== Segment start ==

# DRL-Navigation/DDRL4NAV

Measured on AMD Instinct MI355X. Metric: env-steps/sec (whole node) + PPO update ms, Pong 256 envs at 1/2/4/8 GPUs, higher is better.
Workload: dtype f32 (f16x3 MFMA planes, fp32 accumulate)

## Files before the change

### ddrl4nav_amd/csrc/wgrad2.hip

```cpp
#include <type_traits>

#include "engine2.h"

namespace ddrl {


__device__ __forceinline__ float ld_gs(const float* gs, int idx) {
  asm volatile("" : "+v"(idx));
  return gs[idx];
}

template <int I, int N, class F>
__device__ __forceinline__ void static_for(F&& f) {
  if constexpr (I < N) {
    f(std::integral_constant<int, I>{});
    static_for<I + 1, N>(f);
  }
}

struct WgradSplit {
  int pair_begin, pair_end;
  __device__ __forceinline__ void set(int n, int nsplit, int split) {
    const int npairs = (n + 1) >> 1;
    const int per = (npairs + nsplit - 1) / nsplit;
// ... 388 lines not shown
        read_b(blk + 1, b[(blk + 1) & 1]);
        if (((blk + 1) & 3) == 0) read_a(g + 1, a[(g + 1) & 1]);
      }
#pragma unroll
      for (int m = 0; m < NPROD; ++m)
#pragma unroll
        for (int i = 0; i < 2; ++i) acc[4 * i + t] = mfma_planes(a[g & 1][i][PA[m]], b[blk & 1][PB[m]], acc[4 * i + t]);
      if (j < NU) {
        if ((blk & 1) == 0) commit_unit(1 - H, j, gc);
        else fetch_unit(H, j, sf);
      }
      constexpr int PIN = 4;
      __builtin_amdgcn_sched_group_barrier(0x100, 12, 0);
#pragma unroll
      for (int k = 0; k < 2 * NPROD; ++k) {
        __builtin_amdgcn_sched_group_barrier(0x008, 1, 0);
        __builtin_amdgcn_sched_group_barrier(0x020, 2, 0);
        __builtin_amdgcn_sched_group_barrier(0x002, PIN, 0);
      }
      __builtin_amdgcn_sched_group_barrier(0x200, 2 * NPL, 0);
      __builtin_amdgcn_sched_barrier(0);
    }
  };
  if (st_begin < st_end) {
    float g0 = ld_gs(gs, st_begin);
#pragma unroll
    for (int j = 0; j < NU; ++j) fetch_unit(0, j, st_begin);
#pragma unroll
    for (int j = 0; j < NU; ++j) commit_unit(0, j, g0);
#pragma unroll
    for (int j = 0; j < NU; ++j) fetch_unit(1, j, st_begin);
    __syncthreads();
    for (int st = st_begin; st < st_end; ++st) {
      const bool more = st + 1 < st_end;
      const int sn = more ? st + 1 : st;
      const float g1 = more ? ld_gs(gs, sn) : 0.0f;
      phase(std::integral_constant<int, 0>{}, g0, sn);
      __syncthreads();
      phase(std::integral_constant<int, 1>{}, g1, sn);
      __syncthreads();
      g0 = g1;
    }
  }
  float* slab = part + ((int64_t)split * ENC_SLOTS + e) * K::SLAB;
#pragma unroll
  for (int t = 0; t < 8; ++t)
#pragma unroll
    for (int r = 0; r < 16; ++r) slab[((t / 4) * 32 + acc_row(r, hi)) * 512 + l31 * 16 + wave * 4 + t % 4] = acc[t][r] * inv;
  __syncthreads();
  float* red = (float*)ldsp;
#pragma unroll
  for (int h = 0; h < 2; ++h)
#pragma unroll
    for (int t = 0; t < K::NA; ++t)
      if (ared[h][t] >= 0) {
#pragma unroll
        for (int c = 0; c < 8; ++c) red[ared[h][t] + c] = bsum[h][t][c];
      }
  __syncthreads();
  if (tid < 64) {
    float sacc = 0.0f;
    for (int k = 0; k < 81; ++k) sacc += red[((tid >> 3) * 81 + k) * 8 + (tid & 7)];
    slab[64 * 512 + tid] = sacc;
  }
}

void launch_conv_wgrad2(const EncCall& c, float* grads, hipStream_t st) {
  const Workspace& w = *c.ws;
  const ParamLayout& L = *c.L;
  const int want = 256 / L.NE;
  const int S = c.splits->c2 < want ? c.splits->c2 : want;
  {
    ProfRange pr(c.prof, "ConvWgrad2", st);
    lds_limit_once<conv_wgrad2_pipe_kernel>((int)Wgrad2P::LDS_BYTES);
    hipLaunchKernelGGL(conv_wgrad2_pipe_kernel, dim3((unsigned)(L.NE * S)), dim3(256), Wgrad2P::LDS_BYTES, st, w.a1, w.es(A1_N), w.dz2, w.es(A2_N),
                       w.amax, w.gsc, w.es(1), w.wpart, c.n, S, L.NE);
  }
  ProfRange pr(c.prof, "reduce_partials", st);
  launch_reduce_partials(w.wpart, S, Wgrad2P::SLAB, L.NE, grads, L.enc_base[0] + L.enc.c2w, L.enc_base[1] + L.enc.c2w, st);
}

template <int NE>
struct Wgrad1B {
  static constexpr int ROWS = 32 * NE, PLANE = ROWS * 16, A_BYTES = 2 * 3 * NPL * PLANE;
  static constexpr int IMG_OFF = 2 * A_BYTES, IMG_BYTES = 2 * 4 * 16 * 192 + 64, STAGE = A_BYTES;
  static constexpr int TPE = 256 / NE, QPE = 2 * 32 * 5, NDZ_J = (QPE + TPE - 1) / TPE;
  static constexpr size_t LDS_BYTES = 2 * A_BYTES + IMG_BYTES;
};
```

== Segment end ==

◆ WORK INSTRUCTION
Take the entries above and repeat them verbatim.

◆ RESPONSE AREA
# DRL-Navigation/DDRL4NAV

Measured on AMD Instinct MI355X. Metric: env-steps/sec (whole node) + PPO update ms, Pong 256 envs at 1/2/4/8 GPUs, higher is better.
Workload: dtype f32 (f16x3 MFMA planes, fp32 accumulate)

## Files before the change

### ddrl4nav_amd/csrc/wgrad2.hip

```cpp
#include <type_traits>

#include "engine2.h"

namespace ddrl {


__device__ __forceinline__ float ld_gs(const float* gs, int idx) {
  asm volatile("" : "+v"(idx));
  return gs[idx];
}

template <int I, int N, class F>
__device__ __forceinline__ void static_for(F&& f) {
  if constexpr (I < N) {
    f(std::integral_constant<int, I>{});
    static_for<I + 1, N>(f);
  }
}

struct WgradSplit {
  int pair_begin, pair_end;
  __device__ __forceinline__ void set(int n, int nsplit, int split) {
    const int npairs = (n + 1) >> 1;
    const int per = (npairs + nsplit - 1) / nsplit;
// ... 388 lines not shown
        read_b(blk + 1, b[(blk + 1) & 1]);
        if (((blk + 1) & 3) == 0) read_a(g + 1, a[(g + 1) & 1]);
      }
#pragma unroll
      for (int m = 0; m < NPROD; ++m)
#pragma unroll
        for (int i = 0; i < 2; ++i) acc[4 * i + t] = mfma_planes(a[g & 1][i][PA[m]], b[blk & 1][PB[m]], acc[4 * i + t]);
      if (j < NU) {
        if ((blk & 1) == 0) commit_unit(1 - H, j, gc);
        else fetch_unit(H, j, sf);
      }
      constexpr int PIN = 4;
      __builtin_amdgcn_sched_group_barrier(0x100, 12, 0);
#pragma unroll
      for (int k = 0; k < 2 * NPROD; ++k) {
        __builtin_amdgcn_sched_group_barrier(0x008, 1, 0);
        __builtin_amdgcn_sched_group_barrier(0x020, 2, 0);
        __builtin_amdgcn_sched_group_barrier(0x002, PIN, 0);
      }
      __builtin_amdgcn_sched_group_barrier(0x200, 2 * NPL, 0);
      __builtin_amdgcn_sched_barrier(0);
    }
  };
  if (st_begin < st_end) {
    float g0 = ld_gs(gs, st_begin);
#pragma unroll
    for (int j = 0; j < NU; ++j) fetch_unit(0, j, st_begin);
#pragma unroll
    for (int j = 0; j < NU; ++j) commit_unit(0, j, g0);
#pragma unroll
    for (int j = 0; j < NU; ++j) fetch_unit(1, j, st_begin);
    __syncthreads();
    for (int st = st_begin; st < st_end; ++st) {
      const bool more = st + 1 < st_end;
      const int sn = more ? st + 1 : st;
      const float g1 = more ? ld_gs(gs, sn) : 0.0f;
      phase(std::integral_constant<int, 0>{}, g0, sn);
      __syncthreads();
      phase(std::integral_constant<int, 1>{}, g1, sn);
      __syncthreads();
      g0 = g1;
    }
  }
  float* slab = part + ((int64_t)split * ENC_SLOTS + e) * K::SLAB;
#pragma unroll
  for (int t = 0; t < 8; ++t)
#pragma unroll
    for (int r = 0; r < 16; ++r) slab[((t / 4) * 32 + acc_row(r, hi)) * 512 + l31 * 16 + wave * 4 + t % 4] = acc[t][r] * inv;
  __syncthreads();
  float* red = (float*)ldsp;
#pragma unroll
  for (int h = 0; h < 2; ++h)
#pragma unroll
    for (int t = 0; t < K::NA; ++t)
      if (ared[h][t] >= 0) {
#pragma unroll
        for (int c = 0; c < 8; ++c) red[ared[h][t] + c] = bsum[h][t][c];
      }
  __syncthreads();
  if (tid < 64) {
    float sacc = 0.0f;
    for (int k = 0; k < 81; ++k) sacc += red[((tid >> 3) * 81 + k) * 8 + (tid & 7)];
    slab[64 * 512 + tid] = sacc;
  }
}

void launch_conv_wgrad2(const EncCall& c, float* grads, hipStream_t st) {
  const Workspace& w = *c.ws;
  const ParamLayout& L = *c.L;
  const int want = 256 / L.NE;
  const int S = c.splits->c2 < want ? c.splits->c2 : want;
  {
    ProfRange pr(c.prof, "ConvWgrad2", st);
    lds_limit_once<conv_wgrad2_pipe_kernel>((int)Wgrad2P::LDS_BYTES);
    hipLaunchKernelGGL(conv_wgrad2_pipe_kernel, dim3((unsigned)(L.NE * S)), dim3(256), Wgrad2P::LDS_BYTES, st, w.a1, w.es(A1_N), w.dz2, w.es(A2_N),
                       w.amax, w.gsc, w.es(1), w.wpart, c.n, S, L.NE);
  }
  ProfRange pr(c.prof, "reduce_partials", st);
  launch_reduce_partials(w.wpart, S, Wgrad2P::SLAB, L.NE, grads, L.enc_base[0] + L.enc.c2w, L.enc_base[1] + L.enc.c2w, st);
}

template <int NE>
struct Wgrad1B {
  static constexpr int ROWS = 32 * NE, PLANE = ROWS * 16, A_BYTES = 2 * 3 * NPL * PLANE;
  static constexpr int IMG_OFF = 2 * A_BYTES, IMG_BYTES = 2 * 4 * 16 * 192 + 64, STAGE = A_BYTES;
  static constexpr int TPE = 256 / NE, QPE = 2 * 32 * 5, NDZ_J = (QPE + TPE - 1) / TPE;
  static constexpr size_t LDS_BYTES = 2 * A_BYTES + IMG_BYTES;
};
```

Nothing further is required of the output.